Israelis disappointed with non-ideological government

This morning's Washington Post has a lengthy article that discusses Israelis' disappointment with the current government. While the article is correct that Israelis are disappointed in the 'new generation' of leaders, it missed the point: the disappointment arises from the lack of ideology in the new government - something which was obvious before the election to anyone who looked at its 'platform' - which has led the government to try to take short cuts and to use simple solutions where they simply won't work.

Back in mid-March, I blogged an article by Caroline Glick called The End of Idealism. In my introduction to that article, I noted the following:
We made aliya in 1991. When we came to Israel, this was a country of idealists. Right or left, religious or anti-religious (because there didn't seem to be any such thing then as 'non-religious'), Israel was a country where everyone cared passionately about everything, everyone had an opinion about everything and any issue you raised could be argued back and forth for hours by people who really cared about it.

Sometime in the mid-90's that all changed. Suddenly, with the arrival of the 'Oslo accords,' it seemed that what many people wanted most was to be a 'normal' country. To be 'like all the other nations.' To be able to go into shopping malls and movie theaters without having your bags checked. To go on vacation without having to re-arrange reserve duty. To come and go as we pleased. To pay a (semi) normal tax rate. Some people warned that being a Jewish state in a sea of Arabs, we could never be a 'normal' country. But those people were dismissed as ideologues - mostly of the right. Then-Prime Minister Yitzchak Rabin dismissed them as 'propellors.'

With the onset of the Arab terror war against Israel, the failure of Camp David and Ehud Barak's subsequent pre-election attempt to give away the country in late 2000 and early 2001, with the realization that the Arabs really would not let us be a 'normal country,' many of us thought that the anti-idealism was gone and that people would go back to caring passionately about things. And in fact, one still sees that at the right and - l'havdil - the left fringes of the electorate.

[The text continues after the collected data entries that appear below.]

# Stoffel-Labs/mpc-protocols

Measured on AMD Instinct MI355X. Metric: shares/sec (compute_shares) + recons/sec (batch_recon), 256-bit Fr, 1/2/4/8 GPU, higher is better.
Workload: dtype u32; 1 GPU; compute_shares n=16 t=5 batch=2^20 secrets per GPU (BASELINE configs[1]); field=bls12-381 Fr, parallelism=batch-sharded x1, no data-path collective, field_impl=u29

## Files before the change

mpc-protocols_amd/csrc/kernels_rng.hpp:

```cpp
#pragma once
#include <hip/hip_runtime.h>
#include <stdint.h>

#include "fr_consts.h"

namespace hbmpc {

struct SeedArg {
    uint32_t k[8];
};

__device__ __forceinline__ uint32_t rotl32(uint32_t v, int c) { return (v << c) | (v >> (32 - c)); }
#define HB_QR(a, b, c, d)                                   \
    a += b; d = rotl32(d ^ a, 16); c += d; b = rotl32(b ^ c, 12); \
    a += b; d = rotl32(d ^ a, 8);  c += d; b = rotl32(b ^ c, 7);

__device__ __forceinline__ void chacha20_block(const SeedArg& key, uint64_t counter, uint64_t nonce, uint32_t (&out)[16]) {
    const uint32_t in[16] = {0x61707865u, 0x3320646Eu, 0x79622D32u, 0x6B206574u, key.k[0], key.k[1], key.k[2], key.k[3],
                             key.k[4], key.k[5], key.k[6], key.k[7], (uint32_t)counter, (uint32_t)(counter >> 32),
                             (uint32_t)nonce, (uint32_t)(nonce >> 32)};
    uint32_t s0 = in[0], s1 = in[1], s2 = in[2], s3 = in[3], s4 = in[4], s5 = in[5], s6 = in[6], s7 = in[7], s8 = in[8], s9 = in[9],
             s10 = in[10], s11 = in[11], s12 = in[12], s13 = in[13], s14 = in[14], s15 = in[15];
#pragma unroll 2
    for (int r = 0; r < 10; ++r) {
        HB_QR(s0, s4, s8, s12) HB_QR(s1, s5, s9, s13) HB_QR(s2, s6, s10, s14) HB_QR(s3, s7, s11, s15)
        HB_QR(s0, s5, s10, s15) HB_QR(s1, s6, s11, s12) HB_QR(s2, s7, s8, s13) HB_QR(s3, s4, s9, s14)
    }
    const uint32_t s[16] = {s0, s1, s2, s3, s4, s5, s6, s7, s8, s9, s10, s11, s12, s13, s14, s15};
#pragma unroll
    for (int i = 0; i < 16; ++i) out[i] = s[i] + in[i];
}
#undef HB_QR

template <int EW>
__global__ __launch_bounds__(256) void k_fill_coeffs(SeedArg seed, const uint32_t* __restrict__ secrets, size_t B,
                                                     uint64_t first_index, int dp1, uint32_t* __restrict__ coeffs) {
    const size_t e = (size_t)blockIdx.x * blockDim.x + threadIdx.x;
    if (e >= B * (size_t)dp1) return;
    const size_t b = e / (size_t)dp1;
    const uint32_t k = (uint32_t)(e - b * (size_t)dp1);
    uint32_t* dst = coeffs + e * EW;
    if (k == 0 && secrets) {
#pragma unroll
        for (int w = 0; w < EW; ++w) dst[w] = secrets[b * EW + w];
        return;
    }
    for (uint32_t attempt = 0;; ++attempt) {
        uint32_t blk[16];
        chacha20_block(seed, ((uint64_t)k << 32) + attempt, first_index + b, blk);
#pragma unroll
        for (int c = 0; c < 16 / EW; ++c) {
            uint32_t v[EW];
#pragma unroll
            for (int w = 0; w < EW; ++w) v[w] = blk[c * EW + w];
            bool lt = false;
            if constexpr (EW == 8) {
                v[7] &= 0x7fffffffu;
#pragma unroll
                for (int w = 7; w >= 0; --w) {
                    if (v[w] != consts::S_MOD[w]) {
                        lt = v[w] < consts::S_MOD[w];
                        break;
                    }
                }
            } else {
                const uint64_t x = ((uint64_t)v[1] << 32) | v[0];
                lt = x < 0xFFFFFFFF00000001ull;
            }
            if (lt) {
#pragma unroll
                for (int w = 0; w < EW; ++w) dst[w] = v[w];
                return;
            }
        }
    }
}

}
```

mpc-protocols_amd/csrc/tu_rng.hip:

```cpp
#include "kernels_rng.hpp"
#include "launchers.hpp"
namespace hbmpc {
void launch_fill_coeffs(int ew, const uint32_t seed[8], const uint32_t* secrets, size_t B, uint64_t first_index, int dp1,
                        uint32_t* coeffs, hipStream_t s) {
    SeedArg k;
    for (int i = 0; i < 8; ++i) k.k[i] = seed[i];
    const size_t total = B * (size_t)dp1;
    const unsigned grid = (unsigned)((total + 255) / 256);
    if (ew == 8) hipLaunchKernelGGL((k_fill_coeffs<8>), dim3(grid), dim3(256), 0, s, k, secrets, B, first_index, dp1, coeffs);
    else hipLaunchKernelGGL((k_fill_coeffs<2>), dim3(grid), dim3(256), 0, s, k, secrets, B, first_index, dp1, coeffs);
}
}
```

Measured before the change: 144.1 billion shares/s.

## Restructure coefficient fill into per-block runs with LDS retry queues

Reworks the ChaCha-based coefficient fill kernel. Each workgroup now owns a tile of secrets-by-coefficients, and every thread handles several elements in a grid-stride loop. Rejected draws are pushed onto double-buffered LDS queues and retried level by level, so a wave no longer diverges on per-lane retry loops. The per-chunk modulus comparison becomes a branch-free inline-asm subtract-borrow chain, and one draw now tests both 256-bit candidates and stores with 16-byte pieces. The costs are block-wide syncs per retry level, extra LDS use, and reciprocal-based index math.

```diff
diff --git a/mpc-protocols_amd/csrc/kernels_rng.hpp b/mpc-protocols_amd/csrc/kernels_rng.hpp
--- a/mpc-protocols_amd/csrc/kernels_rng.hpp
+++ b/mpc-protocols_amd/csrc/kernels_rng.hpp
@@ -3,6 +3,7 @@
 #include <stdint.h>
 
 #include "fr_consts.h"
+#include "rng_fill_plan.hpp"
 
 namespace hbmpc {
 
@@ -32,47 +33,102 @@
 }
 #undef HB_QR
 
+struct __attribute__((packed, aligned(8))) FillPiece16 {
+    uint32_t w[4];
+};
+
+__device__ __forceinline__ uint32_t fr_below_modulus(const uint32_t* v) {
+    uint32_t t, lt;
+    asm("v_sub_co_u32_e32 %0, vcc, %10, %2\n\t"
+        "v_subb_co_u32_e32 %0, vcc, %11, %3, vcc\n\t"
+        "v_subb_co_u32_e32 %0, vcc, %12, %4, vcc\n\t"
+        "v_subb_co_u32_e32 %0, vcc, %13, %5, vcc\n\t"
+        "v_subb_co_u32_e32 %0, vcc, %14, %6, vcc\n\t"
+        "v_subb_co_u32_e32 %0, vcc, %15, %7, vcc\n\t"
+        "v_subb_co_u32_e32 %0, vcc, %16, %8, vcc\n\t"
+        "v_subb_co_u32_e32 %0, vcc, %17, %9, vcc\n\t"
+        "v_cndmask_b32_e64 %1, 0, 1, vcc"
+        : "=&v"(t), "=v"(lt)
+        : "v"(consts::S_MOD[0]), "v"(consts::S_MOD[1]), "v"(consts::S_MOD[2]), "v"(consts::S_MOD[3]), "v"(consts::S_MOD[4]),
+          "v"(consts::S_MOD[5]), "v"(consts::S_MOD[6]), "v"(consts::S_MOD[7]), "v"(v[0]), "v"(v[1]), "v"(v[2]), "v"(v[3]), "v"(v[4]),
+          "v"(v[5]), "v"(v[6]), "v"(v[7])
+        : "vcc");
+    return lt;
+}
+
+template <int EW>
+__device__ __forceinline__ bool fill_draw(const SeedArg& seed, uint64_t nonce, uint32_t k, uint32_t attempt, uint32_t* __restrict__ dst) {
+    uint32_t blk[16];
+    chacha20_block(seed, ((uint64_t)k << 32) + attempt, nonce, blk);
+    if constexpr (EW == 8) {
+        blk[7] &= 0x7fffffffu;
+        blk[15] &= 0x7fffffffu;
+        const uint32_t br0 = fr_below_modulus(&blk[0]), br1 = fr_below_modulus(&blk[8]);
+        if (!(br0 | br1)) return false;
+        FillPiece16 lo, hi;
+#pragma unroll
+        for (int w = 0; w < 4; ++w) {
+            lo.w[w] = br0 ? blk[w] : blk[8 + w];
+            hi.w[w] = br0 ? blk[4 + w] : blk[12 + w];
+        }
+        ((FillPiece16*)dst)[0] = lo;
+        ((FillPiece16*)dst)[1] = hi;
+        return true;
+    } else {
+        uint64_t pick = 0;
+        bool any = false;
+#pragma unroll
+        for (int c = 7; c >= 0; --c) {
+            const uint64_t x = ((uint64_t)blk[2 * c + 1] << 32) | blk[2 * c];
+            const bool lt = x < 0xFFFFFFFF00000001ull;
+            pick = lt ? x : pick;
+            any |= lt;
+        }
+        if (!any) return false;
+        *(uint64_t*)dst = pick;
+        return true;
+    }
+}
+
 template <int EW>
 __global__ __launch_bounds__(256) void k_fill_coeffs(SeedArg seed, const uint32_t* __restrict__ secrets, size_t B,
-                                                     uint64_t first_index, int dp1, uint32_t* __restrict__ coeffs) {
-    const size_t e = (size_t)blockIdx.x * blockDim.x + threadIdx.x;
-    if (e >= B * (size_t)dp1) return;
-    const size_t b = e / (size_t)dp1;
-    const uint32_t k = (uint32_t)(e - b * (size_t)dp1);
-    uint32_t* dst = coeffs + e * EW;
-    if (k == 0 && secrets) {
-#pragma unroll
-        for (int w = 0; w < EW; ++w) dst[w] = secrets[b * EW + w];
-        return;
+                                                     uint64_t first_index, FillPlan p, uint32_t* __restrict__ coeffs) {
+    extern __shared__ __attribute__((aligned(16))) unsigned char fill_lds[];
+    uint32_t* cnt = (uint32_t*)fill_lds;
+    uint16_t* const queue[2] = {(uint16_t*)(fill_lds + kFillQueueOffset), (uint16_t*)(fill_lds + kFillQueueOffset + fill_queue_bytes(p))};
+    const uint32_t tid = threadIdx.x;
+    const size_t b0 = (size_t)blockIdx.x * p.tb;
+    const uint32_t nb = (uint32_t)(B - b0 < (size_t)p.tb ? B - b0 : (size_t)p.tb);
+    const uint32_t k0 = blockIdx.y * p.kc;
+    const uint32_t nk = p.dd - k0 < p.kc ? p.dd - k0 : p.kc;
+    const uint32_t run = nb * nk;
+    if (tid < kFillCounters) cnt[tid] = 0;
+    uint32_t* const run_rows = coeffs + b0 * p.dp1 * EW;
+    const uint64_t nonce0 = first_index + b0;
+    auto element = [&](uint32_t j, uint32_t attempt) {
+        const uint32_t row = fill_elem_row(p, j), k = p.kfirst + fill_elem_kk(p, j, k0, row);
+        if (!fill_draw<EW>(seed, nonce0 + row, k, attempt, run_rows + (size_t)((row * p.dp1 + k) * EW)))
+            queue[fill_queue(attempt + 1)][atomicAdd(&cnt[fill_counter(attempt + 1)], 1u)] = (uint16_t)j;
+    };
+    __syncthreads();
+    for (uint32_t j = tid; j < run; j += kFillLanes) element(j, 0);
+    if (secrets && blockIdx.y == 0) {
+        if constexpr (EW == 8) {
+            for (uint32_t i = tid; i < 2 * nb; i += kFillLanes) {
+                const size_t b = b0 + (i >> 1);
+                ((FillPiece16*)(coeffs + b * p.dp1 * EW))[i & 1] = ((const FillPiece16*)(secrets + b * EW))[i & 1];
+            }
+        } else {
+            for (uint32_t i = tid; i < nb; i += kFillLanes) *(uint64_t*)(coeffs + (b0 + i) * p.dp1 * EW) = *(const uint64_t*)(secrets + (b0 + i) * EW);
+        }
     }
-    for (uint32_t attempt = 0;; ++attempt) {
-        uint32_t blk[16];
-        chacha20_block(seed, ((uint64_t)k << 32) + attempt, first_index + b, blk);
-#pragma unroll
-        for (int c = 0; c < 16 / EW; ++c) {
-            uint32_t v[EW];
-#pragma unroll
-            for (int w = 0; w < EW; ++w) v[w] = blk[c * EW + w];
-            bool lt = false;
-            if constexpr (EW == 8) {
-                v[7] &= 0x7fffffffu;
-#pragma unroll
-                for (int w = 7; w >= 0; --w) {
-                    if (v[w] != consts::S_MOD[w]) {
-                        lt = v[w] < consts::S_MOD[w];
-                        break;
-                    }
-                }
-            } else {
-                const uint64_t x = ((uint64_t)v[1] << 32) | v[0];
-                lt = x < 0xFFFFFFFF00000001ull;
-            }
-            if (lt) {
-#pragma unroll
-                for (int w = 0; w < EW; ++w) dst[w] = v[w];
-                return;
-            }
-        }
+    for (uint32_t level = 1;; ++level) {
+        __syncthreads();
+        const uint32_t n = cnt[fill_counter(level)];
+        if (n == 0) break;
+        if (tid == 0) cnt[fill_counter(level + 2)] = 0;
+        const uint16_t* q = queue[fill_queue(level)];
+        for (uint32_t i = tid; i < n; i += kFillLanes) element(q[i], level);
     }
 }
 
diff --git a/mpc-protocols_amd/csrc/rng_fill_plan.hpp b/mpc-protocols_amd/csrc/rng_fill_plan.hpp
--- /dev/null
+++ b/mpc-protocols_amd/csrc/rng_fill_plan.hpp
@@ -0,0 +1,67 @@
+#pragma once
+#include <stddef.h>
+#include <stdint.h>
+
+namespace hbmpc {
+
+constexpr uint32_t kFillLanes = 256;
+constexpr uint32_t kFillRoundsMax = 10;
+constexpr uint32_t kFillRunMax = kFillLanes * kFillRoundsMax;
+constexpr uint32_t kFillWgsTarget = 2048;
+constexpr uint32_t kFillCounters = 3;
+constexpr uint32_t kFillQueueOffset = 16;
+
+struct FillPlan {
+    uint32_t dd;
+    uint32_t kfirst;
+    uint32_t dp1;
+    uint32_t tb;
+    uint32_t kc;
+    uint32_t chunks;
+    uint32_t recip;
+    uint32_t qcap;
+};
+
+inline FillPlan fill_plan_rounds(uint32_t rounds, size_t d, bool has_secrets) {
+    FillPlan p;
+    p.dd = (uint32_t)d + (has_secrets ? 0u : 1u);
+    p.kfirst = has_secrets ? 1u : 0u;
+    p.dp1 = (uint32_t)d + 1u;
+    const uint32_t run = rounds * kFillLanes;
+    if (p.dd <= run) {
+        p.tb = run / (p.dd ? p.dd : 1u);
+        p.kc = p.dd;
+        p.chunks = 1;
+    } else {
+        p.tb = 1;
+        p.kc = run;
+        p.chunks = (p.dd + run - 1) / run;
+    }
+    p.recip = p.dd ? (uint32_t)((((uint64_t)1 << 31) + p.dd - 1) / p.dd) : 0u;
+    p.qcap = p.tb * p.kc;
+    return p;
+}
+
+inline uint32_t fill_rounds(size_t B, size_t d, bool has_secrets) {
+    const size_t total = B * (d + (has_secrets ? 0u : 1u)), share = (size_t)kFillLanes * kFillWgsTarget;
+    const size_t rounds = (total + share - 1) / share;
+    return rounds < 1 ? 1u : rounds > kFillRoundsMax ? kFillRoundsMax : (uint32_t)rounds;
+}
+inline FillPlan fill_plan(size_t B, size_t d, bool has_secrets) { return fill_plan_rounds(fill_rounds(B, d, has_secrets), d, has_secrets); }
+
+inline size_t fill_grid_x(const FillPlan& p, size_t B) { return (B + p.tb - 1) / p.tb; }
+
+constexpr uint32_t fill_elem_row(const FillPlan& p, uint32_t j) {
+    return p.chunks > 1 ? 0u : (uint32_t)(((uint64_t)(2u * j) * p.recip) >> 32);
+}
+constexpr uint32_t fill_elem_kk(const FillPlan& p, uint32_t j, uint32_t k0, uint32_t row) { return p.chunks > 1 ? k0 + j : j - row * p.dd; }
+
+constexpr uint32_t fill_queue(uint32_t level) { return level & 1u; }
+constexpr uint32_t fill_counter(uint32_t level) { return level % kFillCounters; }
+constexpr size_t fill_queue_bytes(const FillPlan& p) { return ((size_t)p.qcap * 2 + 15) & ~(size_t)15; }
+constexpr size_t fill_lds_bytes(const FillPlan& p) { return kFillQueueOffset + 2 * fill_queue_bytes(p); }
+
+static_assert(kFillRunMax <= 65536, "a queue entry is a 16-bit element number");
+static_assert(kFillCounters * 4 <= kFillQueueOffset, "the counters lie before the queues");
+
+}
diff --git a/mpc-protocols_amd/csrc/tu_rng.hip b/mpc-protocols_amd/csrc/tu_rng.hip
--- a/mpc-protocols_amd/csrc/tu_rng.hip
+++ b/mpc-protocols_amd/csrc/tu_rng.hip
@@ -5,9 +5,10 @@
                         uint32_t* coeffs, hipStream_t s) {
     SeedArg k;
     for (int i = 0; i < 8; ++i) k.k[i] = seed[i];
-    const size_t total = B * (size_t)dp1;
-    const unsigned grid = (unsigned)((total + 255) / 256);
-    if (ew == 8) hipLaunchKernelGGL((k_fill_coeffs<8>), dim3(grid), dim3(256), 0, s, k, secrets, B, first_index, dp1, coeffs);
-    else hipLaunchKernelGGL((k_fill_coeffs<2>), dim3(grid), dim3(256), 0, s, k, secrets, B, first_index, dp1, coeffs);
+    const FillPlan p = fill_plan(B, (size_t)dp1 - 1, secrets != nullptr);
+    const dim3 grid((unsigned)fill_grid_x(p, B), p.chunks);
+    const size_t lds = fill_lds_bytes(p);
+    if (ew == 8) hipLaunchKernelGGL((k_fill_coeffs<8>), grid, dim3(kFillLanes), lds, s, k, secrets, B, first_index, p, coeffs);
+    else hipLaunchKernelGGL((k_fill_coeffs<2>), grid, dim3(kFillLanes), lds, s, k, secrets, B, first_index, p, coeffs);
 }
 }
```

Result: no change. 143.4 billion shares/s (-0.4%).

But in this election, despite their decline in the polls, Kadima Achora continues to lead. It leads despite not having any ideology. It is all things to all people. No one knows what it stands for other than being 'normal,' being tired of fighting and being ready to surrender. No negotiating partner? Kadima - withdraw unilaterally. No economic plan? Kadima - we'll decide that later. Make the country more religious or less religious? Kadima - let's see who's in the coalition and then we'll decide.

How has Israel come to this? How have we reached a situation where the party that is leading in all the polls (assuming that the polls can be believed) is a party that stands for nothing? A party that is a shell into which each person inserts whatever content they deem desirable?
Caroline Glick blamed it on the introduction of slick public relations people into Israeli politics. That may or may not be correct. What is correct is that the lack of ideology has come back to bite us. And that is only hinted at in the Washington Post's article. Here's the hint:
Isaac Herzog, the 46-year-old tourism minister, is one of Israel's political "princes."

His father, Chaim Herzog, built Israel's military intelligence agency before serving as ambassador to the United Nations and the country's president. His grandfather was Israel's first chief rabbi, and one of his handwritten prayers for the new state hangs on Herzog's office wall. [Rabbi Meir Kahane HY"D used to refer to Chaim Herzog as chometz ben yayin - vinegar the son of wine. I shudder to think how he would have referred to Isaac Herzog. CiJ]

As a boy, Herzog's neighbors in Zahala, a suburb of Tel Aviv, included Moshe Dayan, Yitzhak Rabin and Ariel Sharon, hero-generals of the wars and political battles that helped define the modern state.

"My father and his compatriots focused on security and the economy, but I became interested early on with talking to the Palestinians and in issues like the environment and human rights," said Herzog, who speaks Arabic.

"The whole system of values has changed," he continued. "I would say our generation is more willing to compromise, less willing to see ideology as holy."
That's the problem in a nutshell. To 'compromise' you must suspend your understanding and your belief system. It is the suspension of our true understanding of what the Arabs are and what they stand for that led to this summer's two-front war, which is continuing with more Kassam attacks from Gaza this morning. The Arabs don't want us here. It's not about borders and it's not about land - we are infidels intruding into 'their' territory. The Arabs will never wholeheartedly accept the existence of a Jewish state anywhere between the Jordan River and the Mediterranean Sea. Abandonning ideology means forgetting that reality. It's a recipe for national suicide.

1 Comments:

At 11:05 PM, Blogger ShumBaayaMyLord said...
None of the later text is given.